Report: Private Sector Productivity Contracted in August amidst FX, Inflationary Pressures

Dike Onwuamaeze

Business activities in the Nigerian private sector declined in August due to severe and strengthening inflation pressures that reduced consumers’ demand of goods and services.

This was disclosed in Purchasing Managers’ Index (PMI) report of the Stanbic IBTC Bank Plc for the month of August 2023, which stated that “the headline PMI dropped for the third month running to 50.2 in August, from 51.7 in July, and was the lowest in the current five-month sequence of improving business conditions.”

The index, according to the report, signaled only a marginal monthly strengthening of the health of the private sector.

The PMI’s report also stated that, “business activity decreased slightly midway through the third quarter, ending a four- month period of expansion. Sector data pointed to a drop in activity in wholesale and retail and no change in services. Meanwhile, agriculture and manufacturing continued to see output increase.”

According to the report, overall input costs and output charges increased to the largest extent since the survey began almost a decade ago.

It said that the rising inflation was occasioned by higher transportation costs as a result of the removal of the fuel subsidy, plus currency weakness, which also caused supplier delivery delays.

The PMI said: “The rate of overall input cost inflation hit a fresh record high in August as some 59 per cent of respondents posted an increase over the course of the month. Rapid rises were recorded across all four broad sectors covered by the survey, with the sharpest pace of inflation in wholesale and retail.  

“Purchase costs continued to rise rapidly midway through the third quarter, with the pace of inflation ticking up to a one-year high. Price rises were often linked to higher fuel costs and currency weakness, while a number of respondents pointed to increases in raw material prices.

“In order to help employees with higher transportation costs, firms increased pay during August. As a result, staff costs rose markedly, and to the greatest extent in the survey’s history, surpassing the previous record posted in February 2014. Just over 9.0 per cent of respondents noted a rise in employee expenses over the month.”

“In the same manner, Nigerian companies responded to higher input costs by increasing their own selling prices accordingly. In line with the picture for input prices, the rate of charge inflation hit a new survey record in August. Exactly 55 per cent of panelists raised their output prices, against less than 1.0 per cent that lowered charges,” the report said.

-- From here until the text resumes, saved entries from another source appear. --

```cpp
inline SolvePlan plan_solve(const SolveFacts &t, int B) {
  SolvePlan p = {};
  int wpc = t.is_npt ? t.npt_waves_per_cu : t.waves_per_cu;
  if (!t.is_block && t.K == 3 && wpc > 4 && (long long)B <= 6LL * 4 * t.n_cu) wpc = 4;
  if (!t.is_block && t.K == 3 && wpc > 8 && (long long)B < 128LL * t.n_cu) wpc = 8;
  if (t.wpc_override > 0) wpc = t.wpc_override;
  const int grid = std::min(B, t.n_cu * wpc);
  int slice = t.is_npt ? t.npt_slice_its : t.slice_its;
  if (!t.is_block || t.cg || B <= grid || (t.dbg & 1) || slice <= 0 || t.maxiter <= slice) slice = 0;
  const bool mig = t.has_spread && wpc > 4 && B > grid && !(t.dbg & (1 | 512));
  const size_t ctg_bytes = t.is_npt ? t.ctg_doubles * sizeof(double) * (size_t)grid : 0;
  p.wpc = wpc;
  p.grid = p.launch_grid = grid;
  p.slice_its = slice;
  p.mig = mig;
  p.needs_ws = slice > 0 || mig || ctg_bytes;
  if (p.needs_ws) {
    const size_t cap = mig ? (size_t)B + (size_t)grid + 64 : (slice > 0 ? (size_t)B * (size_t)(t.maxiter / slice + 1) : 0);
    int wslice = (mig && !(t.dbg & 1024)) ? t.wave_slice_its : 0;
    if (wslice > 0 && t.wave_slice_auto && (long long)B > 8LL * grid)
      wslice = (int)std::min<long long>(4LL * wslice, (long long)wslice * B / (8LL * grid));
    const size_t ycap = wslice > 0 ? std::min((size_t)B * (size_t)(t.maxiter / wslice + 2), (size_t)16 * B + 8192) +
                                         2 * (size_t)grid + 256
                                   : 0;
    const size_t off_simd = 32, off_seq = off_simd + (mig ? sizeof(int) * PLAN_MIG_SIMDS : 0), off_ids = off_seq + cap * 4,
                 off_state = (off_ids + cap * 4 + 15) & ~(size_t)15,
                 off_yseq = off_state + (((size_t)B * PLAN_SLICE_STATE_BYTES + 15) & ~(size_t)15), off_yids = off_yseq + ycap * 4;
    const size_t off_ctg = (off_yids + ycap * 4 + 63) & ~(size_t)63;
    const size_t bytes = off_ctg + ctg_bytes;
    if (mig) { p.slice_its = wslice; p.slice_cycles = t.wave_slice_cycles; }
    p.cap = cap;
    p.ycap = ycap;
    p.off_simd = off_simd;
    p.off_seq = off_seq;
    p.off_ids = off_ids;
    p.off_state = off_state;
    p.off_yseq = off_yseq;
    p.off_yids = off_yids;
    p.off_ctg = off_ctg;
    p.ctg_bytes = ctg_bytes;
    p.bytes = bytes;
    p.zero_head = off_seq;
    p.seq_fill = cap * 4;
    p.state_zero = (mig || t.is_npt) ? (size_t)B * PLAN_SLICE_STATE_BYTES : 0;
    p.yseq_zero = ycap * 4;
  }
  const bool quad = t.has_quad && !(t.dbg & (1 | 8192)) && ((t.dbg & 16384) || B >= t.quad_min_batch);
  if (quad) {
    int qw = t.quad_waves_per_cu;
    if (t.wpc_override > 0) qw = t.wpc_override;
    p.launch_grid = std::max(1, std::min((B + PLAN_QUAD_SLOTS - 1) / PLAN_QUAD_SLOTS, t.n_cu * qw));
    p.launch = Launch::QUAD;
  } else if (t.is_npt) {
    p.launch = Launch::NPT;
  } else if (t.is_block) {
    p.launch = Launch::BLOCK;
  } else {
    p.launch = mig ? Launch::WAVE_SPREAD : Launch::WAVE;
  }
  return p;
}

}
```

graphik_amd/engine.py:

```python
import ctypes as C

import numpy as np
import torch

from . import _ffi


def build_terms(omega, psi_L=None, psi_U=None, use_limits=True):
    omega = np.asarray(omega, dtype=float)
    N = omega.shape[0]
    if use_limits:
        psi_L = np.asarray(psi_L, dtype=float)
        psi_U = np.asarray(psi_U, dtype=float)
        diff = psi_L != psi_U
        inds = np.nonzero(np.triu(omega) + np.triu(diff * (psi_L > 0)) + np.triu(diff * (psi_U > 0)))
    else:
        psi_L = np.zeros((N, N))
        psi_U = np.zeros((N, N))
        inds = np.nonzero(np.triu(omega))
    ti, tj, tk, tv = [], [], [], []
    for i, j in zip(*inds):
        if omega[i, j] != 0:
            ti.append(i); tj.append(j); tk.append(_ffi.TERM_EQ); tv.append(np.nan)
        if psi_L[i, j] != 0:
# ... 62 lines not shown
        raise ValueError("clearance_mode='links' needs a link set: this problem was built without links")
    return _ffi.CLEARANCE_MODES[clearance_mode]
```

The Head of Equity Research West Africa at Stanbic IBTC Bank, Mr. Muyiwa Oni, commented that marked inflationary pressures remained a key hindrance to businesses in August.

Oni noted that, “overall input costs increased to the greatest extent since the survey began in January 2014 as close to three-fifths of respondents posted a rise over the month. Rates of increase in both purchase prices and staff costs accelerated, the latter hitting a new survey peak. Higher transportation costs were central to rising prices, while there were also reports of currency weakness adding to inflationary pressures.”

He added, “steep price rises presented a challenge for firms to secure new orders,” and as a result “August saw only a marginal increase in new business, with the rate of expansion the softest in the current five-month sequence of growth. Similarly, employment also rose only marginally.”

In spite of the constraint from the mounting inflationary pressure, companies continued to expand their purchasing activity, with stocks of inputs rising accordingly.  

Output

However, “business activity decreased slightly in the Nigerian private sector during August, the first fall in five months. Panelists reported lower customer numbers, as demand was hit by strong price pressures. Wholesale and retail drove the overall decline, while services activity was unchanged. (But) output continued to rise in the agriculture and manufacturing sectors.”  

New export orders

The PMI reported that new business from abroad increased for the second successive month in August. It, however, noted that the pace of expansion softened from that seen in July and was modest even though panelists reported improvements in demand in international markets.

Employment

The August data pointed to a marginal monthly rise in employment in the Nigerian private sector, with the rate of job creation the weakest in four months. While some firms took on additional workers in response to higher new orders, others reported that high staff costs led them to cut back on employment levels.